Exercise prompt = For the material that follows, return exactly the lines from the one with "3 + [_ptr] * 3" through the one with "[C.c_int, C.c_int] +", both ends included.

Data section =
def _load():
    path = _build.LIB
    if not os.path.exists(path):
        if os.environ.get("TDX_NO_AUTOBUILD"):
            raise TdxError(
                f"{path} not found: build it with `python -m tiny_diffusion_amd._build` "
# ... 122 lines not shown
    "tdx_vae_decode": (C.c_int, [_ptr, _ptr, _ptr, _ptr, C.c_int, C.c_int, C.c_int, C.c_int, _ptr]),
    "tdx_vae_loss_scratch_bytes": (C.c_size_t, []),
    "tdx_vae_bce_logits_grad": (C.c_int, [_ptr] * 5 + [C.c_float, C.c_int64, _ptr, _ptr]),
    "tdx_vae_kld_reparam_bwd": (C.c_int, [_ptr] * 7 + [C.c_float, C.c_int64, _ptr, _ptr]),
    "tdx_vae_reparameterize_philox": (C.c_int, [_ptr] * 4 + [C.c_int64, C.c_uint64, C.c_uint64, _ptr]),
    "tdx_vae_train_workspace_floats": (C.c_size_t, [C.c_int] * 4),
    "tdx_vae_loss_grads": (C.c_int, [_ptr] * 4 + [C.c_uint64, C.c_uint64, C.c_float, C.c_float, _ptr, _ptr]
                           + [C.c_int] * 4 + [_ptr]),
    "tdx_layernorm_fwd": (C.c_int, [_ptr, _ptr, _ptr, _ptr, _ptr, _ptr, C.c_int, C.c_int, C.c_float, _ptr]),
    "tdx_layernorm_bwd": (C.c_int, [_ptr, _ptr, _ptr, _ptr, _ptr, _ptr, _ptr, _ptr, C.c_int, C.c_int, _ptr]),
    "tdx_act_fwd": (C.c_int, [_ptr, _ptr, C.c_int64, C.c_int, _ptr]),
    "tdx_act_bwd": (C.c_int, [_ptr, _ptr, _ptr, C.c_int64, C.c_int, _ptr]),
    "tdx_dropout": (C.c_int, [_ptr, _ptr, C.c_int64, C.c_int, C.c_float, C.c_uint64, C.c_uint64, _ptr]),
    "tdx_add": (C.c_int, [_ptr, _ptr, _ptr, C.c_int64, C.c_int64, _ptr]),
    "tdx_embedding_fwd": (C.c_int, [_ptr, _ptr, _ptr, C.c_int, C.c_int, _ptr]),
    "tdx_embedding_bwd": (C.c_int, [_ptr, _ptr, _ptr, C.c_int, C.c_int, C.c_int, _ptr]),
    "tdx_transformer_train_workspace_floats": (C.c_size_t, [_ptr]),
    "tdx_transformer_loss_grads": (C.c_int, [_ptr] * 8 + [C.c_int, C.c_uint64, C.c_uint64, _ptr, C.c_float] + [_ptr] * 4),
    "tdx_unet_create": (C.c_int, [C.POINTER(_ptr), C.c_int, C.c_int]),
    "tdx_unet_create_ex": (C.c_int, [C.POINTER(_ptr), C.c_int, C.c_int, C.c_int]),
    "tdx_unet_create_hw": (C.c_int, [C.POINTER(_ptr), C.c_int, C.c_int, C.c_int, C.c_int]),
    "tdx_unet_create_full": (C.c_int, [C.POINTER(_ptr), C.c_int, C.c_int, C.c_int, C.c_int, C.c_int]),
    "tdx_unet_set_bn_sync": (C.c_int, [_ptr, _ptr, _ptr, _ptr]),
    "tdx_unet_set_streams": (C.c_int, [_ptr, C.c_int]),
    "tdx_unet_set_precision": (C.c_int, [_ptr, C.c_int]),
    "tdx_pack_conv3x3_bf16": (C.c_int, [_ptr, _ptr, _ptr, C.c_int, C.c_int, _ptr]),
    "tdx_conv3x3_bf16_stat_tile_rows": (C.c_int, []),
    "tdx_conv3x3_fwd_bf16": (C.c_int, [_ptr, _ptr, _ptr, _ptr, C.c_int, C.c_int, C.c_int, C.c_int, C.c_int,
                                       C.c_int, _ptr, _ptr, _ptr, _ptr, _ptr, _ptr]),
    "tdx_conv3x3_wgrad_bf16": (C.c_int, [_ptr, _ptr, _ptr, C.c_int, C.c_int, C.c_int, C.c_int, C.c_int,
                                         C.c_int, _ptr, _ptr, _ptr]),
    "tdx_unet_destroy": (C.c_int, [_ptr]),
    "tdx_unet_workspace_bytes": (C.c_size_t, [_ptr, C.c_int, C.c_int]),
    "tdx_unet_forward": (C.c_int, [_ptr, _ptr, _ptr, _ptr, _ptr, _ptr, _ptr, _ptr, C.c_size_t, C.c_int,
                                   C.c_int, _ptr]),
    "tdx_unet_backward_stages": (C.c_int, []),
    "tdx_unet_backward": (C.c_int, [_ptr, _ptr, _ptr, _ptr, _ptr, C.c_size_t, C.c_int, C.c_int, C.c_int,
                                    _ptr]),
    "tdx_unet_backward_join": (C.c_int, [_ptr, _ptr]),
    "tdx_unet_backward_mark": (C.c_int, [_ptr, C.c_int]),
    "tdx_unet_backward_wait_mark": (C.c_int, [_ptr, C.c_int, _ptr]),
    "tdx_unet_backward_sync_mark": (C.c_int, [_ptr, C.c_int]),
    "tdx_unet_request_input_grad": (C.c_int, [_ptr, _ptr]),
    "tdx_unet_prepare_sampling": (C.c_int, [_ptr, _ptr, _ptr, C.c_int, C.c_int, _ptr]),
    "tdx_unet_drop_sampling_tables": (C.c_int, [_ptr]),
    "tdx_unet_prepare_sampling_sched": (C.c_int, [_ptr, _ptr, _ptr, C.c_int, _ptr, C.c_int, _ptr]),
    "tdx_initial_conv_input_grad": (C.c_int, [_ptr, _ptr, _ptr] + [C.c_int] * 5 + [_ptr]),
    "tdx_unet_eval_step": (C.c_int, [_ptr, _ptr, _ptr, _ptr, _ptr, _ptr, _ptr, _ptr, _ptr, _ptr, _ptr, C.c_int64,
                                     _ptr, C.c_size_t, C.c_int, C.c_uint64, _ptr]),
    "tdx_unet_eval_step_update": (C.c_int, [_ptr] * 8 + [C.c_int, _ptr, _ptr, _ptr, _ptr, C.c_int64, _ptr, C.c_size_t,
                                            C.c_int, C.c_uint64, C.c_int, C.c_int] + [C.c_float] * 3 + [_ptr] * 4),
    "tdx_p_sample_update": (C.c_int, [_ptr, _ptr, _ptr, C.c_int64, C.c_int, _ptr, _ptr, _ptr, _ptr, C.c_int, C.c_uint64,
                                      C.c_int, C.c_float, C.c_float, C.c_float, _ptr, _ptr, _ptr, _ptr, _ptr]),
    "tdx_x0_dyn_threshold": (C.c_int, [_ptr, _ptr, C.c_int, C.c_int, _ptr, _ptr, C.c_int, C.c_float, C.c_float, C.c_float,
                                       C.c_int, C.c_float, _ptr, _ptr]),
    "tdx_p_sample_update_dyn": (C.c_int, [_ptr, _ptr, _ptr, C.c_int64, C.c_int, _ptr, _ptr, _ptr, _ptr, C.c_int,
                                          C.c_uint64, C.c_int, C.c_float, C.c_float, C.c_float, _ptr, _ptr, _ptr, _ptr,
                                          _ptr, C.c_int, _ptr]),
    "tdx_unet_eval_step_update_dyn": (C.c_int, [_ptr] * 8 + [C.c_int, _ptr, _ptr, _ptr, _ptr, C.c_int64, _ptr, C.c_size_t,
                                                C.c_int, C.c_uint64, C.c_int, C.c_int] + [C.c_float] * 3 + [_ptr] * 3
                                      + [C.c_int, C.c_float, _ptr, _ptr]),
    "tdx_vlb_terms": (C.c_int, [_ptr] * 6 + [C.c_int, C.c_int] + [C.c_float] * 4 + [C.c_int, _ptr, C.c_int64, _ptr]),
    "tdx_p_sample_step_guided": (C.c_int, [_ptr, _ptr, _ptr, _ptr, _ptr, _ptr, C.c_int64, C.c_float, C.c_int,
                                           C.c_uint64, _ptr, _ptr]),
    "tdx_p_sample_step_x0": (C.c_int, [_ptr] * 7 + [C.c_int64, C.c_float, C.c_float, C.c_int, C.c_uint64, _ptr, _ptr]),
    "tdx_p_sample_step_x0_guided": (C.c_int, [_ptr] * 6 + [C.c_int64, C.c_float, C.c_float, C.c_float, C.c_int,
                                                           C.c_uint64, _ptr, _ptr]),
    "tdx_p_sample_step_ms": (C.c_int, [_ptr] * 6 + [C.c_int64, C.c_float, C.c_float, _ptr, _ptr]),
    "tdx_p_sample_step_ms_guided": (C.c_int, [_ptr] * 5 + [C.c_int64, C.c_float, C.c_float, C.c_float, _ptr, _ptr]),
    "tdx_p_sample_step_x0_masked": (C.c_int, [_ptr] * 9 + [C.c_int64, C.c_float, C.c_float, C.c_int, C.c_uint64, _ptr,
                                                           _ptr]),
    "tdx_p_sample_step_x0_guided_masked": (C.c_int, [_ptr] * 8 + [C.c_int64, C.c_float, C.c_float, C.c_float, C.c_int,
                                                                  C.c_uint64, _ptr, _ptr]),
    "tdx_p_sample_step_ms_masked": (C.c_int, [_ptr] * 8 + [C.c_int64, C.c_float, C.c_float, _ptr, _ptr]),
    "tdx_p_sample_step_ms_guided_masked": (C.c_int, [_ptr] * 7 + [C.c_int64, C.c_float, C.c_float, C.c_float, _ptr,
                                                                  _ptr]),
    "tdx_cond_drop_labels": (C.c_int, [_ptr, _ptr, C.c_int, C.c_float, C.c_uint64, C.c_uint64, _ptr]),
    "tdx_cond_drop_rows": (C.c_int, [_ptr, _ptr, C.c_int, C.c_int, C.c_float, C.c_uint64, C.c_uint64, _ptr]),
    "tdx_timestep_embedding": (C.c_int, [_ptr, _ptr, C.c_int, C.c_int, _ptr]),
    "tdx_timestep_embedding_f32": (C.c_int, [_ptr, _ptr, C.c_int, C.c_int, _ptr]),
    "tdx_time_mlp_fwd": (C.c_int, [_ptr, _ptr, _ptr, _ptr, _ptr, _ptr, _ptr, _ptr, C.c_int, _ptr]),
    "tdx_time_mlp_bwd": (C.c_int, [_ptr, _ptr, _ptr, _ptr, _ptr, _ptr, _ptr, _ptr, _ptr, _ptr, C.c_int, C.c_int,
                                   _ptr]),
    "tdx_conv3x3_dgrad": (C.c_int, [_ptr, _ptr, _ptr, C.c_int, C.c_int, C.c_int, C.c_int, C.c_int, _ptr]),
    "tdx_bn_apply_relu_fwd": (C.c_int, [_ptr, _ptr, C.c_int64, C.c_int, _ptr, _ptr, _ptr]),
    "tdx_unet_pack": (C.c_int, [_ptr, _ptr, _ptr, _ptr]),
    "tdx_unet_tensor": (C.c_int, [_ptr, C.c_int, C.c_char_p, C.POINTER(C.c_size_t), C.POINTER(C.c_size_t)]),
    "tdx_tune_set": (C.c_int, [C.c_char_p, C.c_int]),
    "tdx_tune_get": (C.c_int, [C.c_char_p, C.POINTER(C.c_int)]),
    "tdx_tune_name": (C.c_char_p, [C.c_int]),
    "tdx_diag_set_buffer": (C.c_int, [_ptr, C.c_size_t]),
    "tdx_probe_mfma_f32": (C.c_int, [_ptr, C.c_int, C.c_int, _ptr]),
    "tdx_probe_stream_copy": (C.c_int, [_ptr, _ptr, C.c_int64, _ptr]),
}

Response =
                                                C.c_int, C.c_uint64, C.c_int, C.c_int] + [C.c_float] * 3 + [_ptr] * 3
                                      + [C.c_int, C.c_float, _ptr, _ptr]),
    "tdx_vlb_terms": (C.c_int, [_ptr] * 6 + [C.c_int, C.c_int] + [C.c_float] * 4 + [C.c_int, _ptr, C.c_int64, _ptr]),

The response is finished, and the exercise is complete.